Retomando o nosso caso prático. Vamos considerar as retenções na fonte efetuadas pelo casal ao longo de 2022 e concluir se esta família terá que entregar imposto adicional, ou se o Estado lhe vai devolver dinheiro:
Descritivo (valores arredondados) | Carolina | António |
Rendimento mensal bruto em 2022 | 1.200 € | 800€ |
Taxa de retenção na fonte IRS | 12,4% | 5,1% |
Retenção mensal IRS em 2022 | 148,8 € | 40,8 € |
Retenção anual de IRS em 2022 | 2.083,2 € | 571,2 € |
Montante retido pelo casal | 2.654,4 € | |
IRS devido (apurado em 2023) | 1.247 € | |
Imposto "pago a mais" (2022) | 2.654 - 1.247 = 1.407,4 € | |
Reembolso de IRS em 2023 | 1.407,40 € |
O Estado terá que devolver o valor de imposto que foi "adiantado a mais". Caso se verificasse a situação inversa, estes nossos contribuintes hipotéticos teriam que liquidar um adicional de imposto no mesmo montante.
Nota: por simplificação, foram utilizadas apenas as taxas em vigor entre 1 de julho e 31 de dezembro de 2022, para apuramento dos valores de retenção na fonte.
Vamos agora considerar um exemplo mais simples e re-calcular todos os passos.
Apuramento do imposto de um solteiro, sem filhos
Tomemos agora um exemplo completo para o caso de um solteiro, sem dependentes, residente no continente. As contas ficariam mais simples, logo porque não teríamos a aplicação do quociente conjugal.

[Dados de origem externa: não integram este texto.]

 __global__ void k_str_sizes(EncodeArgs a);
 #ifdef TF_KERNELS_STR
 __global__ void __launch_bounds__(TF_STR_THREADS) k_str_sizes(EncodeArgs a) {
-    __shared__ uint32_t sm[33];
-    const DCol c = a.cols[a.slots[blockIdx.y]];
+    __shared__ uint32_t s_ws[TF_STR_GROUP][TF_STR_WARPS + 1];
     const uint64_t n = a.st->n_kept;
+    const int32_t slot = a.slots[blockIdx.y];
     const uint64_t jg = (uint64_t)blockIdx.x * TF_STR_TILE * TF_STR_GROUP;
     if (jg >= n) return;
+    const DCol c = a.cols[slot];
     uint32_t Ls[TF_STR_GROUP];
 #pragma unroll
     for (int g = 0; g < TF_STR_GROUP; g++) { uint64_t r; Ls[g] = str_len(c, a.sel, jg + (uint64_t)g * TF_STR_TILE + threadIdx.x, n, r); }
 #pragma unroll
-    for (int g = 0; g < TF_STR_GROUP; g++) {
-        uint32_t tot; block_excl_scan(Ls[g] != 0xffffffffu ? Ls[g] + (a.columnar ? 0 : varint_len(Ls[g])) : 0u, &tot, sm);
-        if (threadIdx.x == 0 && jg + (uint64_t)g * TF_STR_TILE < n) a.tile_sum[(size_t)c.str_slot * a.ntiles_cap + blockIdx.x * TF_STR_GROUP + g] = tot;
-        __syncthreads();
-    }
+    for (int g = 0; g < TF_STR_GROUP; g++) Ls[g] = Ls[g] != 0xffffffffu ? Ls[g] + (a.columnar ? 0 : varint_len(Ls[g])) : 0u;
+    str_group_scan(Ls, s_ws);
+    if (threadIdx.x < TF_STR_GROUP && jg + (uint64_t)threadIdx.x * TF_STR_TILE < n)
+        a.tile_sum[(size_t)c.str_slot * a.ntiles_cap + blockIdx.x * TF_STR_GROUP + threadIdx.x] = s_ws[threadIdx.x][TF_STR_WARPS];
 }
 #endif
 
+#define TF_STR_CHUNK_WORDS 4
 __device__ __forceinline__ uint32_t str_find_row(const uint32_t* ex, uint32_t x) {
     uint32_t lo = 0, hi = TF_STR_TILE;
 #pragma unroll
     for (int it = 0; it < 8; it++) { const uint32_t mid = (lo + hi) >> 1; if (ex[mid] <= x) lo = mid; else hi = mid; }
     return lo;
 }
+__device__ __forceinline__ uint32_t str_piece_vl(uint32_t pl) {
+    return pl < 129 ? 1 : (pl < 16386 ? 2 : (pl < 2097155 ? 3 : (pl < 268435460 ? 4 : 5)));
+}
+__device__ __forceinline__ void str_word_bytes(const uint32_t* ex_, const uint32_t* src_, const uint8_t* heap, uint32_t vlb, int32_t sb,
+                                               uint32_t r, uint8_t* dst) {
+    const uint32_t tot = ex_[TF_STR_TILE];
+    uint32_t ps = ex_[r], pe = ex_[r + 1], val = 0, mask = 0;
+#pragma unroll
+    for (int b = 0; b < 4; b++) {
+        const int32_t xs = sb + b;
+        if (xs < 0 || (uint32_t)xs >= tot) continue;
+        const uint32_t x = (uint32_t)xs;
+        while (x >= pe) { r++; ps = pe; pe = ex_[r + 1]; }
+        const uint32_t pl = pe - ps, vl = vlb ? str_piece_vl(pl) : 0, k = x - ps;
+        uint32_t byte;
+        if (k < vl) { const uint32_t v = (pl - vl) >> (7 * k); byte = (v & 0x7f) | ((v >> 7) ? 0x80u : 0u); }
+        else byte = heap[src_[r] + (k - vl)];
+        val |= byte << (8 * b); mask |= 1u << b;
+    }
+    if (mask == 15) *(uint32_t*)dst = val;
+    else { for (int b = 0; b < 4; b++) if ((mask >> b) & 1) dst[b] = (uint8_t)(val >> (8 * b)); }
+}
 __global__ void k_encode_str_plain(EncodeArgs a);
 #ifdef TF_KERNELS_STR
-__global__ void __launch_bounds__(TF_STR_THREADS) k_encode_str_plain(EncodeArgs a) {
-    __shared__ uint32_t sm[33];
+__global__ void __launch_bounds__(TF_STR_THREADS, 2048 / TF_STR_THREADS) k_encode_str_plain(EncodeArgs a) {
+    constexpr uint32_t CB = 4 * TF_STR_CHUNK_WORDS;
+    static_assert(TF_STR_CHUNK_WORDS == 4, "a whole chunk is one uint4 store");
+    __shared__ uint32_t s_ws[TF_STR_GROUP][TF_STR_WARPS + 1];
     __shared__ uint32_t s_ex[TF_STR_GROUP][TF_STR_TILE + 1];
     __shared__ uint32_t s_src[TF_STR_GROUP][TF_STR_TILE];
     __shared__ uint64_t s_tb[TF_STR_GROUP];
-    const DCol c = a.cols[a.slots[blockIdx.y]];
-    if (c.out_kind == OK_TOSTR) return;
+    __shared__ uint32_t s_cp[TF_STR_GROUP + 1];
+    __shared__ uint2 s_q[TF_STR_WARPS][32 * TF_STR_CHUNK_WORDS];
     const uint64_t n = a.st->n_kept;
+    const int32_t slot = a.slots[blockIdx.y];
     const uint64_t jg = (uint64_t)blockIdx.x * TF_STR_TILE * TF_STR_GROUP;
     if (jg >= n) return;
+    const DCol c = a.cols[slot];
+    if (c.out_kind == OK_TOSTR) return;
     const uint32_t vlb = a.columnar ? 0u : 1u;
+    if (threadIdx.x < TF_STR_GROUP) {
+        const uint64_t j0 = jg + (uint64_t)threadIdx.x * TF_STR_TILE;
+        s_tb[threadIdx.x] = j0 < n ? a.tile_base[(size_t)c.str_slot * a.ntiles_cap + blockIdx.x * TF_STR_GROUP + threadIdx.x] : 0;
+    }
     uint32_t Ls[TF_STR_GROUP]; uint64_t Rs[TF_STR_GROUP]; uint32_t src[TF_STR_GROUP];
 #pragma unroll
     for (int g = 0; g < TF_STR_GROUP; g++) Ls[g] = str_len(c, a.sel, jg + (uint64_t)g * TF_STR_TILE + threadIdx.x, n, Rs[g]);
 #pragma unroll
     for (int g = 0; g < TF_STR_GROUP; g++) src[g] = (Ls[g] != 0xffffffffu && Ls[g]) ? c.offsets[Rs[g]] : 0u;
 #pragma unroll
+    for (int g = 0; g < TF_STR_GROUP; g++) Ls[g] = Ls[g] != 0xffffffffu ? Ls[g] + (vlb ? varint_len(Ls[g]) : 0) : 0u;
+    str_group_scan(Ls, s_ws);
+    uint32_t cp = 0;
+#pragma unroll
     for (int g = 0; g < TF_STR_GROUP; g++) {
-        const bool have = Ls[g] != 0xffffffffu;
-        uint32_t tot; const uint32_t ex = block_excl_scan(have ? Ls[g] + (vlb ? varint_len(Ls[g]) : 0) : 0u, &tot, sm);
-        const uint64_t j0 = jg + (uint64_t)g * TF_STR_TILE;
-        const uint64_t tb = j0 < n ? a.tile_base[(size_t)c.str_slot * a.ntiles_cap + blockIdx.x * TF_STR_GROUP + g] : 0;
-        if (a.columnar && have) ((uint32_t*)(a.raw + c.offs_off))[j0 + threadIdx.x] = (uint32_t)(tb + ex);
+        const uint32_t ex = Ls[g], tot = s_ws[g][TF_STR_WARPS];
+        const uint64_t tb = s_tb[g];
+        const uint64_t j = jg + (uint64_t)g * TF_STR_TILE + threadIdx.x;
+        if (a.columnar && j < n) ((uint32_t*)(a.raw + c.offs_off))[j] = (uint32_t)(tb + ex);
         s_ex[g][threadIdx.x] = ex; s_src[g][threadIdx.x] = src[g];
-        if (threadIdx.x == 0) { s_ex[g][TF_STR_TILE] = tot; s_tb[g] = tb; }
-        __syncthreads();
-    }
+        if (tot) cp += ((uint32_t)((uintptr_t)(a.raw + c.out_off + tb) & (CB - 1)) + tot + CB - 1) / CB;
+        if (threadIdx.x == 0) { s_ex[g][TF_STR_TILE] = tot; s_cp[g + 1] = cp; }
+    }
+    if (threadIdx.x == 0) s_cp[0] = 0;
+    __syncthreads();
     const uint32_t hsh = ((uint32_t)(uintptr_t)c.heap & 3);
     const uint32_t* hw = (const uint32_t*)(c.heap - hsh);
-#pragma unroll 1
-    for (int g = 0; g < TF_STR_GROUP; g++) {
-        const uint32_t* ex_ = s_ex[g]; const uint32_t* src_ = s_src[g];
-        const uint32_t tot = ex_[TF_STR_TILE];
-        if (!tot) continue;
-        uint8_t* gdst = a.raw + c.out_off + s_tb[g];
-        const uint32_t m = (uint32_t)((uintptr_t)gdst & 3);
-        const uint32_t T = (m + tot + 3) >> 2;
-        uint8_t* dst0 = gdst - m;
-        for (uint32_t t = threadIdx.x; t < T; t += TF_STR_THREADS) {
-            const int32_t sb = (int32_t)(4 * t) - (int32_t)m;
-            const uint32_t x0 = sb < 0 ? 0u : (uint32_t)sb;
-            uint32_t r = str_find_row(ex_, x0);
-            uint32_t pe = ex_[r + 1], pl = pe - ex_[r];
-            uint32_t plen = pl, vl = 0;
-            if (vlb) { vl = pl < 129 ? 1 : (pl < 16386 ? 2 : (pl < 2097155 ? 3 : (pl < 268435460 ? 4 : 5))); plen = pl - vl; }
-            const uint32_t k0 = x0 - ex_[r];
-            if (sb >= 0 && (uint32_t)sb + 4 <= pe && k0 >= vl) {
-                const uint32_t so = src_[r] + (k0 - vl) + hsh; const uint32_t sh = (so & 3) * 8;
-                const uint32_t w0 = __ldg(hw + (so >> 2)); uint32_t val = w0;
-                if (sh) val = __funnelshift_r(w0, __ldg(hw + (so >> 2) + 1), sh);
-                *(uint32_t*)(dst0 + 4 * (size_t)t) = val;
-                continue;
+    const uint32_t lane = threadIdx.x & 31, warp = threadIdx.x >> 5;
+    for (uint32_t f0 = threadIdx.x & ~31u; f0 < cp; f0 += TF_STR_THREADS) {
+        const uint32_t f = f0 + lane;
+        uint32_t slow = 0, rs = 0, g = 0, ci = 0;
+        if (f < cp) {
+            while (f >= s_cp[g + 1]) g++;
+            const uint32_t* ex_ = s_ex[g]; const uint32_t* src_ = s_src[g];
+            const uint32_t tot = ex_[TF_STR_TILE];
+            uint8_t* gdst = a.raw + c.out_off + s_tb[g];
+            const uint32_t m = (uint32_t)((uintptr_t)gdst & (CB - 1));
+            ci = f - s_cp[g];
+            uint8_t* dst = gdst - m + (size_t)CB * ci;
+            const int32_t sb0 = (int32_t)(CB * ci) - (int32_t)m;
+            uint32_t r = str_find_row(ex_, sb0 < 0 ? 0u : (uint32_t)sb0);
+            uint32_t ps = ex_[r], pe = ex_[r + 1];
+            uint32_t lo[TF_STR_CHUNK_WORDS], hi[TF_STR_CHUNK_WORDS], sh = 0, full = 0;
+#pragma unroll
+            for (int w = 0; w < TF_STR_CHUNK_WORDS; w++) {
+                lo[w] = 0; hi[w] = 0;
+                const int32_t sb = sb0 + 4 * w;
+                const uint32_t x0 = sb < 0 ? 0u : (uint32_t)sb;
+                if (sb <= -4 || x0 >= tot) continue;
+                while (x0 >= pe) { r++; ps = pe; pe = ex_[r + 1]; }
+                const uint32_t vl = vlb ? str_piece_vl(pe - ps) : 0, k0 = x0 - ps;
+                if (sb >= 0 && (uint32_t)sb + 4 <= pe && k0 >= vl) {
+                    const uint32_t so = src_[r] + (k0 - vl) + hsh;
+                    lo[w] = __ldg(hw + (so >> 2));
+                    if (so & 3) hi[w] = __ldg(hw + (so >> 2) + 1);
+                    sh |= (so & 3) << (8 * w); full |= 1u << w;
+                } else { slow |= 1u << w; rs |= r << (8 * w); }
             }
-            uint32_t val = 0, mask = 0;
-#pragma unroll
-            for (int b = 0; b < 4; b++) {
-                const int32_t xs = sb + b;
-                if (xs < 0 || (uint32_t)xs >= tot) continue;
-                const uint32_t x = (uint32_t)xs;
-                while (x >= pe) { r++; pe = ex_[r + 1]; pl = pe - ex_[r]; if (vlb) { vl = pl < 129 ? 1 : (pl < 16386 ? 2 : (pl < 2097155 ? 3 : (pl < 268435460 ? 4 : 5))); plen = pl - vl; } else plen = pl; }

O João auferiu, em 2022, um rendimento bruto mensal de 3.500 euros.
Descritivo | Valor / Taxa | Notas |
Rendimento anual bruto | 49.000 € | 3.500 € x 14 |
Dedução específica | 5.390 € | descontos SS superiores a 4.104 € |
Rendimento coletável | 43.610 € | 49.000 € - 5.390 € |
Taxa normal de IRS do escalão | 43,5% | "mais de € 36.757 até € 48.033" |
Parcela a abater do escalão | 5.455,84 € | - |
Coleta Total | 13.515 € | 43.610 € x 43,5% - 5.456 € |
Dedução saúde | 75 € | desp. 500 €: deduz 15%; limite 1.000 € |
Dedução despesas gerais famil. | 250 € | desp. 3.000 €: deduz 35%; limite 250 € |
Coleta líquida | 13.190 € | 13.515 € - 75 € - 250 € |
Retenção na fonte em 2022 | 14.014 € | 3.500 € x 28,6% x 14 |
Reembolso de IRS em 2023 | 824 € | 14.014 € - 13.190 € |
Nota sobre teto máximo de deduções à coleta:
- Teto máximo: 1.000 + [1.500 x (80.000 - 43.610) / 72.884] = 1.000 + [1.500 x (36.390 / 72.884)] = 1.000 + 1.500 x 0,5 = 1.750 euros
- É possível abater todas as despesas do João (75 + 250), considerando que o limite máximo é bastante superior.
Nota: por simplificação, foram utilizadas as taxas em vigor entre 1 de julho e 31 de dezembro de 2022, para apuramento dos valores de retenção na fonte.
E agora, não esqueça, prazo de entrega do IRS de 1 de abril a 30 de junho de 2023.
A informação que consta no artigo não é vinculativa e não invalida a leitura integral de documentos que suportem a matéria em causa.